■ Directions ■
Search the records below for the word "vector". Copy each line where it occurs.

Collected data:

# HanielUlises/GCN-GrabCut

Measured on AMD Instinct MI355X. Metric: images/sec end-to-end mask (DUTS-shape batch), higher is better.
Workload: dtype f32

## Files before the change

### gcn-grabcut_amd/csrc/ggc_internal.h

```cpp
#pragma once
#include <hip/hip_runtime.h>
#include <cstdint>
#include <cstdio>
#include <atomic>
#include <cstring>
#include <map>
#include <string>
#include <vector>
#include "../../include/ggc.h"
#include "../../include/ggc_fmath.h"

namespace ggc {

constexpr int WAVE = 64;

enum Slot : int {
    S_CSR_ROWPTR = 0, S_CSR_COL, S_CSR_EID, S_CSR_CURSOR, S_CSR_SCAN, S_DIS, S_BATCH, S_AGG_PACK,
    S_STATES, S_GATE, S_XW, S_AGG, S_SCORE, S_GVEC, S_HJK,
    S_PRE_A, S_PRE_B, S_PRE_C, S_PRE_D,
    S_SLIC_IMG, S_SLIC_TMP, S_SLIC_CENTERS, S_SLIC_DIST, S_SLIC_LABELS, S_SLIC_AUX,
    S_SLIC_AUX2, S_SLIC_AUX3, S_SLIC_AUX4, S_SLIC_MINMAX,
    S_G_STATS, S_G_FEAT, S_G_PAIRS, S_G_PAIRCNT, S_G_NL, S_G_EDGE_SRC, S_G_EDGE_DST,
    S_G_EDGE_ATTR, S_G_PTR, S_G_PRIOR, S_G_AUX, S_G_AUX2, S_G_AUX3, S_G_X,
    S_T_A, S_T_B, S_T_C,
    S_GC_A, S_GC_B, S_GC_C, S_GC_D, S_GC_E, S_GC_F, S_GC_G, S_GC_H, S_GC_I, S_GC_J,
    S_GC_K, S_GC_L, S_GC_M,
    S_CC_A, S_CC_B, S_CC_C,
    S_MISC_A, S_MISC_B,
    S_CLICK,
    S_MATTE, S_MATTE_MEAN, S_CFMATTE,
    S_FOREGROUND, S_FOREGROUND_VEC,
    S_MATTE_EVAL,
    S_FULLCUT,
    S_GEODESIC,
    S_STROKES,
    S_COUNT
};

struct Buf {
    void*  p = nullptr;
    size_t bytes = 0;
};

struct WeightSet {
    int D = 0;
    int Dt = 0;
    int n_layers = 0;
    int Q = 0, C = 0;
    int heads = 0;
    std::map<std::string, std::vector<float>> host;
    std::map<std::string, Buf> dev;
    bool dev_ok = false;
};

struct GraphState {
    int B = 0, H = 0, W = 0;
    int64_t n_total = 0, e_total = 0;
    std::vector<int64_t> node_ptr, edge_ptr;
    int64_t max_pairs = 0;
    int n_max = 0;
    const int32_t* n_nodes_dev = nullptr;
    bool valid = false;
};

}

namespace ggc {
struct ProfRec { const char* name; hipEvent_t a, b; };
}

struct ggc_ctx {
    int device = 0;
    std::string err;
    int prof_on = 0;
    double prof_overhead_ms = 0.0;
    std::vector<ggc::ProfRec> prof;
    std::vector<hipEvent_t> prof_pool;
    ggc::Buf slots[ggc::S_COUNT];
    ggc::WeightSet resgcn, gcnnet, gat;
    ggc::GraphState graph;
    int n_cu = 256;
    float prior_two_ce2 = (float)(2 * 0.45 * 0.45), prior_two_cs2 = (float)(2 * 0.40 * 0.40);
    int32_t* h_pinned = nullptr;
    static constexpr int H_PINNED_INTS = 4096;
};

namespace ggc {

struct Knobs {
    int mf_trace;
    int mf_warm;
    int mf_async_push_active;
    int mf_async_tile;
    int mf_async_hops;
    int mf_async_sweeps;
    int mf_dense_launches0, mf_dense_launches;
    int mf_dense_sweeps;
    int mf_relax_dense;
    int mf_partial_rounds;
    int agg_direct;
    int slic_seq_connectivity;
    int matte_eval_levels;
};
const Knobs& knobs();

int set_err(ggc_ctx* ctx, int code, const char* fmt, ...);
int read_i32(ggc_ctx* ctx, hipStream_t st, const int32_t* dev, int n, std::vector<int32_t>& host);
void* scratch(ggc_ctx* ctx, int slot, size_t bytes);
int build_csr(ggc_ctx* ctx, hipStream_t st, int N, int E, const int32_t* src, const int32_t* dst,
              int32_t* row_ptr, int32_t* col, int32_t* eid, int32_t* cursor, float* dis);

#define GGC_HIP(ctx, expr)                                                          \
    do {                                                                            \
        hipError_t _e = (expr);                                                     \
        if (_e != hipSuccess)                                                       \
            return ggc::set_err((ctx), GGC_E_DEVICE, "%s failed: %s (%s:%d)", #expr, \
                                hipGetErrorString(_e), __FILE__, __LINE__);          \
    } while (0)

#define GGC_LAUNCH_CHECK(ctx)                                                        \
    do {                                                                            \
        hipError_t _e = hipGetLastError();                                          \
        if (_e != hipSuccess)                                                       \
            return ggc::set_err((ctx), GGC_E_DEVICE, "kernel launch failed: %s (%s:%d)", \
                                hipGetErrorString(_e), __FILE__, __LINE__);          \
    } while (0)

#define GGC_REQUIRE(ctx, cond, code, ...)                      \
    do {                                                       \
        if (!(cond)) return ggc::set_err((ctx), (code), __VA_ARGS__); \
    } while (0)

template <typename T>
inline T* scratch_t(ggc_ctx* ctx, int slot, size_t count) {
    return reinterpret_cast<T*>(scratch(ctx, slot, count * sizeof(T)));
}

struct Carve {
    char* base = nullptr;
    size_t bytes = 0;
    template <typename T> T* take(size_t count) {
        T* p = base ? reinterpret_cast<T*>(base + bytes) : nullptr;
        bytes += (count * sizeof(T) + 255) & ~size_t(255);
        return p;
    }
};
template <typename Layout>
inline size_t carve_scratch(ggc_ctx* ctx, int slot, Layout&& layout) {
    Carve c;
    layout(c);
    c.base = static_cast<char*>(scratch(ctx, slot, c.bytes));
    if (!c.base) return 0;
    c.bytes = 0;
    layout(c);
    return c.bytes;
}

inline int cdiv(int64_t a, int64_t b) { return (int)((a + b - 1) / b); }

struct DeviceOnce {
    std::atomic<unsigned long long> mask{0};
    bool need(int dev) const { return dev < 0 || dev >= 64 || !((mask.load(std::memory_order_acquire) >> dev) & 1ull); }
    void done(int dev) { if (dev >= 0 && dev < 64) mask.fetch_or(1ull << dev, std::memory_order_release); }
};

struct ProfScope {
    ggc_ctx* ctx; hipStream_t st; hipEvent_t b = nullptr;
// ... 73 lines not shown
```

### gcn-grabcut_amd/csrc/ggc_math.h

```cpp
#pragma once
#include <hip/hip_runtime.h>
#include <cstdint>
#include <cstring>

namespace ggc {

__host__ __device__ inline double bits_to_double(uint64_t u) {
#if defined(__HIP_DEVICE_COMPILE__)
    return __longlong_as_double((long long)u);
#else
    double d; std::memcpy(&d, &u, 8); return d;
#endif
}
__host__ __device__ inline uint64_t double_to_bits(double d) {
#if defined(__HIP_DEVICE_COMPILE__)
    return (uint64_t)__double_as_longlong(d);
#else
    uint64_t u; std::memcpy(&u, &d, 8); return u;
#endif
}

__host__ __device__ inline double det_cbrt(double a) {
    double y = bits_to_double(double_to_bits(a) / 3 + 0x2A9F7893782DA1CEULL);
#pragma unroll
    for (int i = 0; i < 6; ++i) {
        const double y2 = y * y;
        y = y - (y2 * y - a) / (3.0 * y2);
    }
    return y;
}

__host__ __device__ inline double det_pow24(double a) {
    const double q = a * a;
    double y = bits_to_double(double_to_bits(q) / 5 + 0x3325FFFFFFFFFFFFULL);
#pragma unroll
    for (int i = 0; i < 7; ++i) {
        const double y2 = y * y;
        const double y4 = y2 * y2;
        y = y - (y4 * y - q) / (5.0 * y4);
    }
    return q * y;
}

__host__ __device__ inline double det_exp(double x) {
    const double LN2_HI = 6.93147180369123816490e-01, LN2_LO = 1.90821492927058770002e-10;
    const double INV_LN2 = 1.44269504088896338700e+00;
    if (x != x) return x;
    if (x < -745.2) return 0.0;
    if (x > 709.782712893384) return bits_to_double(0x7FF0000000000000ULL);
    const double k = rint(x * INV_LN2);
    const double r = (x - k * LN2_HI) - k * LN2_LO;
    double p = 1.0 / 6227020800.0;
    p = p * r + 1.0 / 479001600.0;
    p = p * r + 1.0 / 39916800.0;
    p = p * r + 1.0 / 3628800.0;
    p = p * r + 1.0 / 362880.0;
    p = p * r + 1.0 / 40320.0;
    p = p * r + 1.0 / 5040.0;
    p = p * r + 1.0 / 720.0;
    p = p * r + 1.0 / 120.0;
    p = p * r + 1.0 / 24.0;
    p = p * r + 1.0 / 6.0;
    p = p * r + 0.5;
    p = p * r + 1.0;
    p = p * r + 1.0;
    const long long ki = (long long)k;
    const long long k1 = ki / 2, k2 = ki - k1;
    return p * bits_to_double((uint64_t)(k1 + 1023) << 52) * bits_to_double((uint64_t)(k2 + 1023) << 52);
}

__host__ __device__ inline double det_log(double x) {
    const double LN2_HI = 6.93147180369123816490e-01, LN2_LO = 1.90821492927058770002e-10;
    if (x != x || x < 0.0) return bits_to_double(0x7FF8000000000000ULL);
    if (x == 0.0) return bits_to_double(0xFFF0000000000000ULL);
    if (x > 1.7976931348623157e308) return x;
    long long e = -1023;
    if (x < 2.2250738585072014e-308) { x = x * 18014398509481984.0; e -= 54; }
    const uint64_t u = double_to_bits(x);
    e += (long long)((u >> 52) & 0x7FF);
    double m = bits_to_double((u & 0x000FFFFFFFFFFFFFULL) | 0x3FF0000000000000ULL);
    if (m > 1.4142135623730951) { m = m * 0.5; e += 1; }
    const double f = m - 1.0;
    const double s = f / (2.0 + f);
    const double z = s * s;
    double q = 1.0 / 23.0;
    q = q * z + 1.0 / 21.0;
    q = q * z + 1.0 / 19.0;
    q = q * z + 1.0 / 17.0;
    q = q * z + 1.0 / 15.0;
    q = q * z + 1.0 / 13.0;
    q = q * z + 1.0 / 11.0;
    q = q * z + 1.0 / 9.0;
    q = q * z + 1.0 / 7.0;
    q = q * z + 1.0 / 5.0;
    q = q * z + 1.0 / 3.0;
    q = q * z + 1.0;
    const double de = (double)e;
    return de * LN2_HI + (de * LN2_LO + 2.0 * s * q);
}

}
```

### gcn-grabcut_amd/csrc/ggc_preprocess.hip

```cpp
#include "ggc_internal.h"
#include "ggc_math.h"

namespace ggc {

__device__ __forceinline__ double lab_f(double t) {
    return t > 0.008856 ? det_cbrt(t) : 7.787 * t + 16.0 / 116.0;
}

__device__ __forceinline__ int reflect101(int i, int n) {
    if (n == 1) return 0;
    if (i < 0) i = -i;
    if (i >= n) i = 2 * n - 2 - i;
    return i;
}

__device__ __forceinline__ float gray_at(const uint8_t* __restrict__ img, int W, int y, int x) {
    const uint8_t* p = img + ((size_t)y * W + x) * 3;
    return (float)((p[0] * 3735 + p[1] * 19235 + p[2] * 9798 + (1 << 14)) >> 15);
}

__global__ void __launch_bounds__(256) k_preprocess(int H, int W, const uint8_t* __restrict__ bgr,
                                                    const double* __restrict__ lut,
                                                    float* __restrict__ lab, float* __restrict__ hsv,
                                                    float* __restrict__ gray, float* __restrict__ grad) {
// ... 23 lines not shown
        double s = 0.0, h = 0.0;
        if (delta != 0.0) {
            s = delta / v;
            if (r == v) h = (g - b) / delta;
            if (g == v) h = 2.0 + (b - r) / delta;
            if (b == v) h = 4.0 + (r - g) / delta;
            h = h / 6.0;
            if (h < 0.0) h = h + 1.0;
        }
        hsv[3 * p + 0] = (float)h;
        hsv[3 * p + 1] = (float)s;
        hsv[3 * p + 2] = (float)v;
    }
    if (gray) gray[p] = (float)((b8 * 3735 + g8 * 19235 + r8 * 9798 + (1 << 14)) >> 15);
    if (grad) {
        const int ym = reflect101(y - 1, H), yp = reflect101(y + 1, H);
        const int xm = reflect101(x - 1, W), xp = reflect101(x + 1, W);
        const float a = gray_at(img, W, ym, xm), b = gray_at(img, W, ym, x), c = gray_at(img, W, ym, xp);
        const float d = gray_at(img, W, y, xm), f = gray_at(img, W, y, xp);
        const float g = gray_at(img, W, yp, xm), h = gray_at(img, W, yp, x), i = gray_at(img, W, yp, xp);
        const float gx = (c + 2.0f * f + i) - (a + 2.0f * d + g);
        const float gy = (g + 2.0f * h + i) - (a + 2.0f * b + c);
        grad[p] = sqrtf(gx * gx + gy * gy);
    }
}

}

namespace ggc {
__global__ void __launch_bounds__(256) k_convert_color8(size_t n, const uint8_t* __restrict__ bgr, int mode,
                                                        const double* __restrict__ lut, const int32_t* __restrict__ sdiv,
                                                        const int32_t* __restrict__ hdiv, uint8_t* __restrict__ out) {
    const size_t p = (size_t)blockIdx.x * blockDim.x + threadIdx.x;
    if (p >= n) return;
    const int b = bgr[3 * p + 0], g = bgr[3 * p + 1], r = bgr[3 * p + 2];
    if (mode == 0) {
        const int v = max(max(b, g), r), vmin = min(min(b, g), r), diff = v - vmin;
        const int s = (diff * sdiv[v] + (1 << 11)) >> 12;
        int h = (v == r) ? (g - b) : (v == g) ? (b - r + 2 * diff) : (r - g + 4 * diff);
        h = (h * hdiv[diff] + (1 << 11)) >> 12;
        if (h < 0) h += 180;
        out[3 * p + 0] = (uint8_t)h; out[3 * p + 1] = (uint8_t)s; out[3 * p + 2] = (uint8_t)v;
        return;
    }
    const double R = lut[r], G = lut[g], B = lut[b];
    const double X = R * 0.412453 + G * 0.357580 + B * 0.180423;
    const double Y = R * 0.212671 + G * 0.715160 + B * 0.072169;
    const double Z = R * 0.019334 + G * 0.119193 + B * 0.950227;
    const double tx = X / 0.95047, ty = Y / 1.0, tz = Z / 1.08883;
    const double fx = tx > 0.008856 ? det_cbrt(tx) : 7.787 * tx + 16.0 / 116.0;
    const double fy = ty > 0.008856 ? det_cbrt(ty) : 7.787 * ty + 16.0 / 116.0;
    const double fz = tz > 0.008856 ? det_cbrt(tz) : 7.787 * tz + 16.0 / 116.0;
    const double v[3] = {(116.0 * fy - 16.0) * 255.0 / 100.0, 500.0 * (fx - fy) + 128.0, 200.0 * (fy - fz) + 128.0};
#pragma unroll
    for (int c = 0; c < 3; ++c) {
        double q = floor(v[c] + 0.5);
        q = q < 0.0 ? 0.0 : (q > 255.0 ? 255.0 : q);
        out[3 * p + c] = (uint8_t)q;
    }
}
}
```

■ Task result ■
#include <vector>
    std::map<std::string, std::vector<float>> host;
    std::vector<int64_t> node_ptr, edge_ptr;
    std::vector<ggc::ProfRec> prof;
    std::vector<hipEvent_t> prof_pool;
int read_i32(ggc_ctx* ctx, hipStream_t st, const int32_t* dev, int n, std::vector<int32_t>& host);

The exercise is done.